Brief: Across the entries that follow, count the lines with the string "break" and reply with that count alone.

Records provided:
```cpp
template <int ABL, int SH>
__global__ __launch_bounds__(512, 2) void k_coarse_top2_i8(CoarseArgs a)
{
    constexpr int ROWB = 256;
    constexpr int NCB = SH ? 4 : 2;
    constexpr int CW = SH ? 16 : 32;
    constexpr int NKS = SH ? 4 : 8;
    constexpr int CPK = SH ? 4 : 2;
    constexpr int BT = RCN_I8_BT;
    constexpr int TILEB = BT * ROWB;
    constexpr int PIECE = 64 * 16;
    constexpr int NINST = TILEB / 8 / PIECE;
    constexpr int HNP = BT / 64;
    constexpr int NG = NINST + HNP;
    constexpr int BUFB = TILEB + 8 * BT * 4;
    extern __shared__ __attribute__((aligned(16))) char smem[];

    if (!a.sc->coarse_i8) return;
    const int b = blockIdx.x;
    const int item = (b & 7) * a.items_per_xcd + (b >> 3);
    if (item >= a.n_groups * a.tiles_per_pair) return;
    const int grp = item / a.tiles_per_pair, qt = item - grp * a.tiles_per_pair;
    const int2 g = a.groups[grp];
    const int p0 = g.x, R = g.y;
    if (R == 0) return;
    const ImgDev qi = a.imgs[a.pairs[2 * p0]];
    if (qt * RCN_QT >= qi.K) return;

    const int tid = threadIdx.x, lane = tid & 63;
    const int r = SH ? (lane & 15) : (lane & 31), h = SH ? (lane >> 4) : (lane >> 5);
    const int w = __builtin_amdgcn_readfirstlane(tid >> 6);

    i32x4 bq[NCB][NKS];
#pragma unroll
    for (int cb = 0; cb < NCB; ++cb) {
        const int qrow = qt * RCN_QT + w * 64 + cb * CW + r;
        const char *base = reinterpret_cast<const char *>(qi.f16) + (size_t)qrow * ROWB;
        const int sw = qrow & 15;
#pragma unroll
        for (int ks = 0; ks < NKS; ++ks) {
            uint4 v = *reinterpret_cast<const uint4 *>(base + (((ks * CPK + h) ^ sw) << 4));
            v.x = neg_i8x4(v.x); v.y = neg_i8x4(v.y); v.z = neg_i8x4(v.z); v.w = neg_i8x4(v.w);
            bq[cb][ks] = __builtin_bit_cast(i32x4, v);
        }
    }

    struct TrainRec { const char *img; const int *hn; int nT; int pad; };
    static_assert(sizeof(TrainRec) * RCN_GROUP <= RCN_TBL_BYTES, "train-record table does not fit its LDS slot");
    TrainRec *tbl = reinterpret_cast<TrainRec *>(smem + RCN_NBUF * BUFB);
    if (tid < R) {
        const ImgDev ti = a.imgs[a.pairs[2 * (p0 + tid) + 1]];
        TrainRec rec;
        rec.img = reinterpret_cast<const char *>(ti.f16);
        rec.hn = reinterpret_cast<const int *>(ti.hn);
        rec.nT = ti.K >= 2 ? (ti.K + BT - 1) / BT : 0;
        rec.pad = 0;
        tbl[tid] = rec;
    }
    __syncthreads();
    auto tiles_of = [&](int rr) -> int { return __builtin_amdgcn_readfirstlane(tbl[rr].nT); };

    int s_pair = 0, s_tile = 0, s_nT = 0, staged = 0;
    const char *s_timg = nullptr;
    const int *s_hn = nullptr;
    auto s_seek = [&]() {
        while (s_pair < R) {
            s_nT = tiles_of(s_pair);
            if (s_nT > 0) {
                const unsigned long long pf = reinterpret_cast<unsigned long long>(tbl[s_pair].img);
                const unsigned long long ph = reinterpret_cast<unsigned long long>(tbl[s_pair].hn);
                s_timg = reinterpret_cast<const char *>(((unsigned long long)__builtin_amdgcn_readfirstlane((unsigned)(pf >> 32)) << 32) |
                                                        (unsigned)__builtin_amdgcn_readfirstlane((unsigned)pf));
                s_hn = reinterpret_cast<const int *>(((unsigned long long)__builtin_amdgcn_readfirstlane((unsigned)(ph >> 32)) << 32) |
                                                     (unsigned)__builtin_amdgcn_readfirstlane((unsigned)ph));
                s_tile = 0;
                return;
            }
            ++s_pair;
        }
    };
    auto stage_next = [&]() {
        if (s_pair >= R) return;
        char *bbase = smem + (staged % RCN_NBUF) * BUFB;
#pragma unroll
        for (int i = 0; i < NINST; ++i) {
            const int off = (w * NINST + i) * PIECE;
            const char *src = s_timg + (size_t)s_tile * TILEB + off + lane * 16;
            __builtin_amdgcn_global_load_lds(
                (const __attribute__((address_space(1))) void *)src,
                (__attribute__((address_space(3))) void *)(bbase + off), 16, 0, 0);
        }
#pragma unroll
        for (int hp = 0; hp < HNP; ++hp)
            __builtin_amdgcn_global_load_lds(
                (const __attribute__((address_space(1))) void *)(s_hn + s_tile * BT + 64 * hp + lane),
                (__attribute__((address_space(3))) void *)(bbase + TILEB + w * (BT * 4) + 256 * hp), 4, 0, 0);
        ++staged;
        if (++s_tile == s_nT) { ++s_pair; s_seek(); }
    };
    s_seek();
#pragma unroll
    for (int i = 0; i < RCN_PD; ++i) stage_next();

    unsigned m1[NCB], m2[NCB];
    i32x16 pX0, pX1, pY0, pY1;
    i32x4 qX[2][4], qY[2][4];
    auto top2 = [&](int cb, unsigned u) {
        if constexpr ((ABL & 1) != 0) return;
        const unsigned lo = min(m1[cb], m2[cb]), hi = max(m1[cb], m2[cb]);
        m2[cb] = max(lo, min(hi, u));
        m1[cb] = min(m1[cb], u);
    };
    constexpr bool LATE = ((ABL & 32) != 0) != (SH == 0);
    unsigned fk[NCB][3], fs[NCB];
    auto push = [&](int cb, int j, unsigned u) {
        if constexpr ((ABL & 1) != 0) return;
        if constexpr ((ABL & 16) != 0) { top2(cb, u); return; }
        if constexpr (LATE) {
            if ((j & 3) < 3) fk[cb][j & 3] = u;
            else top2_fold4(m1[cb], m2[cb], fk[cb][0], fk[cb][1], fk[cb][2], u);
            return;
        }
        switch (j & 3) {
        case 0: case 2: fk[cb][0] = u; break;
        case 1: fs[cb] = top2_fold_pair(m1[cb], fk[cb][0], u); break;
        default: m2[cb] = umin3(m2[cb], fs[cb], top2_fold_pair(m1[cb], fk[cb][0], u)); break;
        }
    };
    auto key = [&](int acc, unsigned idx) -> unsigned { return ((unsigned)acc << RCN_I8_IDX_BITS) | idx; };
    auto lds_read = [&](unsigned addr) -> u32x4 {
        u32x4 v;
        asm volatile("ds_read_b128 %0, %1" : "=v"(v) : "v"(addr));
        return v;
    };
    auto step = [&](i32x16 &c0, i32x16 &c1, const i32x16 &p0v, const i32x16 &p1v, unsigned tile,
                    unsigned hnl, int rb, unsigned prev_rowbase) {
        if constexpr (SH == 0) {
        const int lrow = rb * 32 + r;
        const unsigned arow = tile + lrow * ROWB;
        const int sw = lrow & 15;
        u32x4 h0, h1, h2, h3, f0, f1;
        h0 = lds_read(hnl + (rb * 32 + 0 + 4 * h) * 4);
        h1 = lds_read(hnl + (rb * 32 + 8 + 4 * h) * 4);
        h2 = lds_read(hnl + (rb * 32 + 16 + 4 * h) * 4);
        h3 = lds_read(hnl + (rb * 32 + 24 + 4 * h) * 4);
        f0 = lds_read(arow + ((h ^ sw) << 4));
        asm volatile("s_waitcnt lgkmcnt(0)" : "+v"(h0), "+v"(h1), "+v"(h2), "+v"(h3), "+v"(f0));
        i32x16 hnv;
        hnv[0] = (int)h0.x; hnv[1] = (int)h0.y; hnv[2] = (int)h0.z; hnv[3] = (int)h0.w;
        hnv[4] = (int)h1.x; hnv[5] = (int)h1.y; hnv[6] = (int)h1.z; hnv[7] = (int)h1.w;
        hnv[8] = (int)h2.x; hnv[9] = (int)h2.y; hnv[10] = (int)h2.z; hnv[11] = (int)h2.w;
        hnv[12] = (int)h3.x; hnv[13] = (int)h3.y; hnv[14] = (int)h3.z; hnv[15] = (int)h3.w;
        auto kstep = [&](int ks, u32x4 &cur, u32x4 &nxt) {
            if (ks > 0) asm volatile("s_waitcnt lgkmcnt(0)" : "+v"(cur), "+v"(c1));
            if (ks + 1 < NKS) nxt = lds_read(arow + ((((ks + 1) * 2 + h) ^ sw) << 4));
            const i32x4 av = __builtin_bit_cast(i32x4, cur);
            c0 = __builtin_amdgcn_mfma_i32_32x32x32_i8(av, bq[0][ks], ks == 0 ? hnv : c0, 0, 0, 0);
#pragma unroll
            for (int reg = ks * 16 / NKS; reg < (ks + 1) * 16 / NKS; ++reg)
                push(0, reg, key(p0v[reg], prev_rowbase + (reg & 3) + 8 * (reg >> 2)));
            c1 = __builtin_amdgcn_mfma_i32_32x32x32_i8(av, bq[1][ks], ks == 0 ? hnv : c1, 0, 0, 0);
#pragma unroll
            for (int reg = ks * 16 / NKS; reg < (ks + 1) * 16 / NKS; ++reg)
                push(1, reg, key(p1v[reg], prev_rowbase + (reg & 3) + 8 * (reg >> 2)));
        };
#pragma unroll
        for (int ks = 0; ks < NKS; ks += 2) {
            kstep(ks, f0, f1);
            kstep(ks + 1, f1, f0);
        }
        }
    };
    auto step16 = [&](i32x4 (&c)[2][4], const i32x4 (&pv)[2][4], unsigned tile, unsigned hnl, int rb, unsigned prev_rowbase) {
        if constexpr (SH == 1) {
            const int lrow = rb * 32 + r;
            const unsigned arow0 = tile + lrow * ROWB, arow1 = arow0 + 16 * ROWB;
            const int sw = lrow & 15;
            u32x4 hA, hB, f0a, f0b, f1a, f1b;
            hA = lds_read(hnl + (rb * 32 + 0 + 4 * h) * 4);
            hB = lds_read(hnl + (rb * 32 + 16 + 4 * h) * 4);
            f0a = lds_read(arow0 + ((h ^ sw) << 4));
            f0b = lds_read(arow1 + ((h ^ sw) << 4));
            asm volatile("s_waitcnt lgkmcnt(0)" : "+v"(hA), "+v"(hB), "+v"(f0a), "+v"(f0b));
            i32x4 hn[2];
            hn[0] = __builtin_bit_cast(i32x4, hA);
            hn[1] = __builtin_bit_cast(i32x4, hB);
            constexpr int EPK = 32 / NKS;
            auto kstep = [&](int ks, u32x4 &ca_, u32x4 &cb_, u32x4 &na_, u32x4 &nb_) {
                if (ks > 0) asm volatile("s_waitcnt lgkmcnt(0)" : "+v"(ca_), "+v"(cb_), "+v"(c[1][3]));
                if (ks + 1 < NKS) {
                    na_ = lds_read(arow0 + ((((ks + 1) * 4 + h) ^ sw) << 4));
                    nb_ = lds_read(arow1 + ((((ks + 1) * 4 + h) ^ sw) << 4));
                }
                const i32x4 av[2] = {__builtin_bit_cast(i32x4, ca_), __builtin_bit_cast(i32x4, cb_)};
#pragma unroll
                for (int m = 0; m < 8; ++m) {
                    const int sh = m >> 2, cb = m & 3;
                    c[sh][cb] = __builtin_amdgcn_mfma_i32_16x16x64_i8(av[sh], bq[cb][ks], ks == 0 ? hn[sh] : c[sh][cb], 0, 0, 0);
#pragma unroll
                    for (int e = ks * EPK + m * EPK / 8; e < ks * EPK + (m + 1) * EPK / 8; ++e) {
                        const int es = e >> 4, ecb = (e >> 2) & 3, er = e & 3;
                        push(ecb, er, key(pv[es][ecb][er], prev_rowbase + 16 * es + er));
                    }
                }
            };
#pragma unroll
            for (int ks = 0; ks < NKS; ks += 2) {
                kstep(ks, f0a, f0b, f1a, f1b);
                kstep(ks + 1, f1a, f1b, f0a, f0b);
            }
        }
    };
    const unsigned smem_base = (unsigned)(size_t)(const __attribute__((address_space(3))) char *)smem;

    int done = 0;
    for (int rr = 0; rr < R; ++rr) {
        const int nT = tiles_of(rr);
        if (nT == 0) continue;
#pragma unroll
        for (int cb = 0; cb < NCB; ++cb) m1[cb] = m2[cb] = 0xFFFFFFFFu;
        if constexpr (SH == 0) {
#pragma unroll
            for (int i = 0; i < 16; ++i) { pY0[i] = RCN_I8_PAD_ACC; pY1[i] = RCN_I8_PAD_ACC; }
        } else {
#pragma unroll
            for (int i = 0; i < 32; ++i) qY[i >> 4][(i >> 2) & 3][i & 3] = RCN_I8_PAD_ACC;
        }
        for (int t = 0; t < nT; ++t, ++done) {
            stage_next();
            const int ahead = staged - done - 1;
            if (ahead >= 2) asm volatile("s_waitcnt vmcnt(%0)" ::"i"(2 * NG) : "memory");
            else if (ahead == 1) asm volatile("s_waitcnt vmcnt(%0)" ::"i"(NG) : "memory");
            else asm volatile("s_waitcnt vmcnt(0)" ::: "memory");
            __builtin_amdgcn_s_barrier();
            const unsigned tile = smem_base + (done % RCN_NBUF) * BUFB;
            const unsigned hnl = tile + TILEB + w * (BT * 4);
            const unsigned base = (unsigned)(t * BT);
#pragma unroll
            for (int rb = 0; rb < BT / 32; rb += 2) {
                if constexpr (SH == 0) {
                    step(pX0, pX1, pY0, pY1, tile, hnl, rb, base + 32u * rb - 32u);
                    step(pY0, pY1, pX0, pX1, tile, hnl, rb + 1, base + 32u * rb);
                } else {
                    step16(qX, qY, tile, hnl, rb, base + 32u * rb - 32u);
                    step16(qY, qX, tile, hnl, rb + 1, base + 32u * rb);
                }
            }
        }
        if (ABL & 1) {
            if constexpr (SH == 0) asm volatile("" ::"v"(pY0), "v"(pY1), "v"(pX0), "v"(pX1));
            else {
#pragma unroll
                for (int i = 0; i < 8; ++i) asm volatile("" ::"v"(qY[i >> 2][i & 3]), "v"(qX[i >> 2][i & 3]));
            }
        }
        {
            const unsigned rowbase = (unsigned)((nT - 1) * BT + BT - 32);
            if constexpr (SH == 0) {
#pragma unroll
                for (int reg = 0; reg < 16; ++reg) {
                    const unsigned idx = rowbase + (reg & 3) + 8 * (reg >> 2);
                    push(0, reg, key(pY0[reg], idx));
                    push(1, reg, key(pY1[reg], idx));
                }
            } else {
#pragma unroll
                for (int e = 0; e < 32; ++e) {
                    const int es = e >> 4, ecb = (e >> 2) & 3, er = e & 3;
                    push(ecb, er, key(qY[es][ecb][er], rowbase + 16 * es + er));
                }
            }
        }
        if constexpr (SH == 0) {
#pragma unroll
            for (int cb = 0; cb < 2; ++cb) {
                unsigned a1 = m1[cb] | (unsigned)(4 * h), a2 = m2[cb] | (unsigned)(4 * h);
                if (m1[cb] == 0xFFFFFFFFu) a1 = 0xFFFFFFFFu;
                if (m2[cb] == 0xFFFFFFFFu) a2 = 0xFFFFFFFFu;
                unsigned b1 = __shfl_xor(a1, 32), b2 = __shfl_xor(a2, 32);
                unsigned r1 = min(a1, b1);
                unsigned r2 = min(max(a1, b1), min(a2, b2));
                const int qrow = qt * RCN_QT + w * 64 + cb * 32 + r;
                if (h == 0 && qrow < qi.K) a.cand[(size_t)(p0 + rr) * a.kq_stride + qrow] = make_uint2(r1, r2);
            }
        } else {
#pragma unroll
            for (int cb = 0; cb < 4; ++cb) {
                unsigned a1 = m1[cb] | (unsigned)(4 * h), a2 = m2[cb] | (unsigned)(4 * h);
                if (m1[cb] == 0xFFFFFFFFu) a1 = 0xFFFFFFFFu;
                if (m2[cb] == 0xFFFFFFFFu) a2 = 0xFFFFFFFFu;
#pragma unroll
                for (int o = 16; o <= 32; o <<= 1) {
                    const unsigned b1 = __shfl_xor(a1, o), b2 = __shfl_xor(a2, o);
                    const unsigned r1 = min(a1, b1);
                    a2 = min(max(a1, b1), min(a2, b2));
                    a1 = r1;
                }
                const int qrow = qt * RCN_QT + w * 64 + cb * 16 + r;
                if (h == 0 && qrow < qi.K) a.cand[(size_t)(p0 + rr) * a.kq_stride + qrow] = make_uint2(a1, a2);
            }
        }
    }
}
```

* * *

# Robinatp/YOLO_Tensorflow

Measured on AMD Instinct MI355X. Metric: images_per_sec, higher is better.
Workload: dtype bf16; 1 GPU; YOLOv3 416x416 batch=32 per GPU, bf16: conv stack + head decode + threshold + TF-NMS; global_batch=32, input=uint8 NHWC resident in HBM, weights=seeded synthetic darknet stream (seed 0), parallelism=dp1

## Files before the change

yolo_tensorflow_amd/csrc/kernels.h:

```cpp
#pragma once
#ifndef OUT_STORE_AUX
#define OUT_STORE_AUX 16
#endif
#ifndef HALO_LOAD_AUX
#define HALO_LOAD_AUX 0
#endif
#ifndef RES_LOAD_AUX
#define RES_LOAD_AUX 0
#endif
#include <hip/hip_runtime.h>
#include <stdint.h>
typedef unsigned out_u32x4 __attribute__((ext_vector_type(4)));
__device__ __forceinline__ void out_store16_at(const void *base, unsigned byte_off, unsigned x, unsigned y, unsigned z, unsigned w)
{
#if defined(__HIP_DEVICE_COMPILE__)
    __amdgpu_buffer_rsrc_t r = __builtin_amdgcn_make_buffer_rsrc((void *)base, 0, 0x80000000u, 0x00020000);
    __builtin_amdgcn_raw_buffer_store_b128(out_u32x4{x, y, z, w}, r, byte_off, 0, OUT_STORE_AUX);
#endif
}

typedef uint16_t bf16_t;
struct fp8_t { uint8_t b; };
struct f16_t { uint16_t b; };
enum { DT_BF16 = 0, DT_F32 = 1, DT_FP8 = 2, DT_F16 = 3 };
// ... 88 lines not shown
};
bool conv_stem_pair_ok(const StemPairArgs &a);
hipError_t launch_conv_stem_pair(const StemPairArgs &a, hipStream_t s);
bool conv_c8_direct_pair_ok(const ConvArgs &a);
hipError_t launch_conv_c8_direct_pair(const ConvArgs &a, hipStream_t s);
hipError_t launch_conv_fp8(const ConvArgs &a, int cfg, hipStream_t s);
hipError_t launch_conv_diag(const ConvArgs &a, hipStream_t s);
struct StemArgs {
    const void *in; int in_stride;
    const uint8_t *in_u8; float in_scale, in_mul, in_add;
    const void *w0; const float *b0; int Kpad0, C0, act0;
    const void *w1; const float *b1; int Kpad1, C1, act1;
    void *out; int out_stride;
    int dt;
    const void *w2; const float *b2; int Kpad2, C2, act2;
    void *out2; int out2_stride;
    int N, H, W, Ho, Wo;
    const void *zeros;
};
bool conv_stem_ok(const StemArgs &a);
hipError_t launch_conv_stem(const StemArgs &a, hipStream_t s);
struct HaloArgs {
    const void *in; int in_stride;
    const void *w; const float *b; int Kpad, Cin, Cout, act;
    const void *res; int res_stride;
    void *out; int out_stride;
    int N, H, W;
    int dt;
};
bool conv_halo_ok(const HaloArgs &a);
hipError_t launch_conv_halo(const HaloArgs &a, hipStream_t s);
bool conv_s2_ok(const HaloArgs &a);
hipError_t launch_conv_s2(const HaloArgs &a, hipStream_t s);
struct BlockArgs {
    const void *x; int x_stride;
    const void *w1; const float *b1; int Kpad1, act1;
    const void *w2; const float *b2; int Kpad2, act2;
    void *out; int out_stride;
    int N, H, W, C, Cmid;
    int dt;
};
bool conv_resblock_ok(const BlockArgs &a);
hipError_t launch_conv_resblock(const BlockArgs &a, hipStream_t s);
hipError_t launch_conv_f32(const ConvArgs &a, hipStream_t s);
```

Answer box: 3